Collected data
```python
_ENV_OPTIONS = {
    "PORESEG_MODE": "mode", "PORESEG_SPINE_NT": "spine_nt", "PORESEG_TREE_NT": "tree_nt", "PORESEG_PRUNE": "prune",
    "PORESEG_SCAN_BS": "scan_bs", "PORESEG_GROUPS": "groups", "PORESEG_TREE_PAR": "tree_par", "PORESEG_K0_WAVES": "k0_waves",
    "PORESEG_K0_SHARED": "k0_shared", "PORESEG_K0_MAX": "k0_admit", "PORESEG_K0_SETS": "k0_sets", "PORESEG_WIDE_BS": "wide_bs",
    "PORESEG_BRIDGE_SINGLE": "bridge_single", "PORESEG_TREE_TAIL": "tree_tail_pct", "PORESEG_FILTER_FUSED": "filter_fused",
    "PORESEG_UPLOAD": "upload_by_kernel", "PORESEG_TIMING": "timing", "PORESEG_TREE_MW": "tree_mw",
# ... 85 lines not shown
        if self.handle:
            self.L.ps_destroy(self.handle)
            self.handle = None

    def __del__(self):
        try:
            self.close()
        except Exception:
            pass

    def set_tiling(self, tile_len=0, halo=0):
        with self.lock:
            _lib.check(self.L.ps_set_tiling(self.handle, int(tile_len), int(halo)), self.handle)

    def set_option(self, name, value):
        with self.lock:
            _lib.check(self.L.ps_set_option(self.handle, name.encode(), int(value)), self.handle)

    def get_option(self, name):
        out = ctypes.c_int64()
        self.L.ps_get_option.argtypes = [ctypes.c_void_p, ctypes.c_char_p, ctypes.POINTER(ctypes.c_int64)]
        with self.lock:
            _lib.check(self.L.ps_get_option(self.handle, name.encode(), ctypes.byref(out)), self.handle)
        return int(out.value)

    def seq_ms(self):
        if not hasattr(self, "_tm"):
            self._tm = ((ctypes.c_double * 8)(), (ctypes.c_int64 * 8)())
        self.L.ps_get_timings(self.handle, self._tm[0], 8, self._tm[1], 8)
        return self._tm[0][7]

    def timings(self):
        ms = (ctypes.c_double * 8)()
        cnt = (ctypes.c_int64 * 20)()
        _lib.check(self.L.ps_get_timings(self.handle, ms, 8, cnt, 20))
        return dict(spine_ms=ms[0], tree_ms=ms[1], gather_ms=ms[2], total_ms=ms[3], stitch_ms=ms[4], bridge_ms=ms[5], blocksum_ms=ms[6], seq_ms=ms[7],
                    windows=cnt[0], candidates=cnt[1], tiles=cnt[2], tree_jobs=cnt[3], repairs=cnt[4],
                    exact_rescans=cnt[5], full_exact_scans=cnt[6], wide_redo=cnt[7],
                    windows_spine=cnt[8], windows_bridge=cnt[9], windows_tree=cnt[10], near_ties=cnt[11],
                    helper_chunks_published=cnt[12], helper_chunks_taken=cnt[13],
                    tree_deferred=cnt[14], windows_screen=cnt[15],
                    lookahead_skipped=cnt[16], upload_skipped=cnt[17], seams_resumed=cnt[18])

    def near_ties(self):
        if not hasattr(self, "_cnt"):
            self._cnt = self.L.ps_counters(self.handle)
        return int(self._cnt[11])

    def near_tie_sites(self):
        with self.lock:
            n = ctypes.c_int64()
            cap = 64
            while True:
                buf = (_lib.NearTie * cap)()
                rc = self.L.ps_get_near_ties(self.handle, buf, cap, ctypes.byref(n))
                if rc == _lib.PS_ERR_CAPACITY and n.value > cap:
                    cap = int(n.value)
                    continue
                _lib.check(rc, self.handle)
                break
            if n.value < 0:
                return None
            return np.frombuffer(buf, dtype=NEAR_TIE_DTYPE, count=int(n.value)).copy()

    @_serialised
    def segment_batch(self, samples, ev_off, params, quantum, offset_counts=0, want_stats=True, cap=None,
                      want_spine=False, lead=0, out=None, near_tie_warning=True):
        assert samples.is_cuda and samples.is_contiguous() and samples.dim() == 1
        if samples.dtype == torch.float32:
            dtype = _lib.PS_DTYPE_F32
        elif samples.dtype == torch.int16:
            dtype = _lib.PS_DTYPE_I16
        else:
            raise ValueError("samples must be float32 or int16, got %s" % samples.dtype)
        ev_off = np.ascontiguousarray(ev_off, dtype=np.int64)
# ... 952 lines not shown
```

Before: 600,800.

## Fuse tile assembly with item assembly and fold download into gather-scan kernel

Adds a single assemble_kernel that computes tile reachability, entry offsets and the item prefix scan in LDS and then builds items directly, replacing the separate assemble_tiles and assemble_items launches on the short route. It also lets gather_scan_kernel write the status block and bounds offsets straight to mapped host memory, so the separate download kernel can be skipped. Both are on by default via an expanded short_chain bitmask. The aim is to cut kernel launches and serialization on the latency-bound short chain. The cost is redundant per-block scan work, since every block of the grid recomputes the tile scan, and extra host-memory writes inside the gather kernel.

```diff
diff --git a/pypore_amd/csrc/poreseg.hip b/pypore_amd/csrc/poreseg.hip
--- a/pypore_amd/csrc/poreseg.hip
+++ b/pypore_amd/csrc/poreseg.hip
@@ -97,7 +97,10 @@
 
 }
 
-enum : int { SC_NO_LA = 1, SC_NO_UPLOAD = 2, SC_ALL = 3 };
+enum : int { SC_NO_LA = 1, SC_NO_UPLOAD = 2, SC_ONE_STITCH = 4, SC_NO_DOWNLOAD = 8, SC_ALL = 15 };
+#ifndef PS_SHORT_CHAIN
+#define PS_SHORT_CHAIN SC_ALL
+#endif
 constexpr int LA_KEEP = 16;
 struct ps_ctx {
     int device = 0;
@@ -200,7 +203,7 @@
     int lat_help = 1;
     int bridge_budget = BR_MAX;
     int bridge_ext_on = 1;
-    int short_chain = SC_ALL;
+    int short_chain = PS_SHORT_CHAIN;
     int shared_n = 0;
     int hw_queues = 0;
     int pool_patience = BR_PATIENCE_POOL;
@@ -214,7 +217,7 @@
     HostBuf h_meta, h_dense, h_small, h_up;
     int timing = 1;
     double ms[8] = {0, 0, 0, 0, 0, 0, 0, 0};
-    int64_t counters[20] = {0, 0, 0, 0, 0, 0, 0, 0, 0, 0, 0, 0, 0, 0, -1, -1, 0, 0, 0, 0};
+    int64_t counters[21] = {0, 0, 0, 0, 0, 0, 0, 0, 0, 0, 0, 0, 0, 0, -1, -1, 0, 0, 0, 0, 0};
     bool screen_ran = false;
 };
 
@@ -668,13 +671,25 @@
     const bool fused = d_hdr != nullptr && ctx->gather_fused;
     const bool one_copy = ctx->bounds_off.p == ctx->small.as<char>() + sizeof(SmallLayout);
     int dl_clear = 0;
+    void *h_dev = nullptr;
+    if (one_copy) {
+        HIP_TRY(ctx, ctx->h_small.reserve(sizeof(SmallLayout) + evb));
+        if (ctx->download_by_kernel && hipHostGetDevicePointer(&h_dev, ctx->h_small.p, 0) != hipSuccess) { h_dev = nullptr; (void)hipGetLastError(); }
+    }
+    static_assert(sizeof(SmallLayout) % 8 == 0 && offsetof(SmallLayout, hdr) % 8 == 0 && sizeof(AsmHeader) % 8 == 0, "the status block is copied in 8-byte words");
+    const bool plain_short = fused && h_dev && d_stats == nullptr && ctx->screen_ran;
+    if (plain_short && (ctx->short_chain & SC_NO_UPLOAD)) dl_clear = static_cast<int>(sizeof(SmallLayout) / 8);
+    const bool gather_copies = plain_short && (ctx->short_chain & SC_NO_DOWNLOAD);
     if (fused) {
         const int64_t blocks = (n_items >> GS_LOG) + 1;
         const unsigned gg = static_cast<unsigned>(std::max<int64_t>(1, std::min<int64_t>(blocks, 1024)));
         hipLaunchKernelGGL(gather_scan_kernel, dim3(gg), dim3(1 << GS_LOG), 0, ctx->stream, ctx->items.as<Item>(),
                            ctx->tree_jobs.as<TreeJob>(), ctx->tree_counts.as<int32_t>(), ctx->tree_scratch.as<int32_t>(),
                            static_cast<long long>(n_items), d_bounds, cap, ctx->d_is_spine, d_hdr, ctx->first_item.as<int64_t>(),
-                           n_ev, ctx->bounds_off.as<int64_t>());
+                           n_ev, ctx->bounds_off.as<int64_t>(),
+                           gather_copies ? ctx->small.as<unsigned long long>() : nullptr, gather_copies ? static_cast<unsigned long long *>(h_dev) : nullptr,
+                           static_cast<int>(sizeof(SmallLayout) / 8), static_cast<int>(offsetof(SmallLayout, hdr) / 8),
+                           static_cast<int>(sizeof(AsmHeader) / 8), dl_clear);
         HIP_TRY(ctx, hipGetLastError());
     } else {
     hipLaunchKernelGGL(item_scan_kernel, dim3(1), dim3(1024), 0, ctx->stream, ctx->items.as<Item>(),
@@ -703,13 +718,9 @@
         if (ctx->timing >= 2) HIP_TRY(ctx, hipEventRecord(ctx->ev[4], ctx->stream));
     }
     if (one_copy) {
-        HIP_TRY(ctx, ctx->h_small.reserve(sizeof(SmallLayout) + evb));
-        void *h_dev = nullptr;
-        if (ctx->download_by_kernel && hipHostGetDevicePointer(&h_dev, ctx->h_small.p, 0) != hipSuccess) { h_dev = nullptr; (void)hipGetLastError(); }
-        if (h_dev) {
-            static_assert(sizeof(SmallLayout) % 8 == 0, "the status block is copied in 8-byte words");
+        if (gather_copies) ctx->counters[20] += 1;
+        else if (h_dev) {
             const long long nw = static_cast<long long>((sizeof(SmallLayout) + evb) / 8);
-            if (fused && d_stats == nullptr && ctx->screen_ran && (ctx->short_chain & SC_NO_UPLOAD)) dl_clear = static_cast<int>(sizeof(SmallLayout) / 8);
             hipLaunchKernelGGL(download_kernel, dim3(static_cast<unsigned>(std::min<long long>((nw + 255) / 256, 64))), dim3(256), 0, ctx->stream,
                                ctx->small.as<unsigned long long>(), static_cast<unsigned long long *>(h_dev), nw, dl_clear, &sm->hdr.fail);
             HIP_TRY(ctx, hipGetLastError());
@@ -1191,14 +1202,28 @@
     int slots_used = 0, ext_stride = EXT_MAX;
     const bool no_la = nj && no_look_ahead(ctx, cfg);
     bool la_done = false, stride_set = false;
+    const bool one_stitch = (ctx->short_chain & SC_ONE_STITCH) != 0 && nj > 0 && nj <= static_cast<size_t>(ASM_MAX_TILES) &&
+                            max_items > 0 && max_items < 0x7fffffffLL && short_route(ctx, cfg);
     for (int round = 0;; ++round) {
+        const AsmHeader *d_hdr = ctx->asm_hdr.as<AsmHeader>();
+        if (one_stitch && round == 0) {
+            const unsigned ag = static_cast<unsigned>(std::min<int64_t>((items_cap + ASM_NT - 1) / ASM_NT, ASM_GRID));
+            hipLaunchKernelGGL(assemble_kernel, dim3(ag), dim3(ASM_NT), (3 * nj + 1) * sizeof(int), ctx->stream,
+                               ctx->spine_jobs.as<SpineJob>(), static_cast<int>(nj), ctx->spine_meta.as<int4>(), ctx->bmeta.as<int4>(),
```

■ **Work to complete**: Every line containing the string "lines" is required; copy each such line from the data.

■ **Task result**:
# ... 85 lines not shown
# ... 952 lines not shown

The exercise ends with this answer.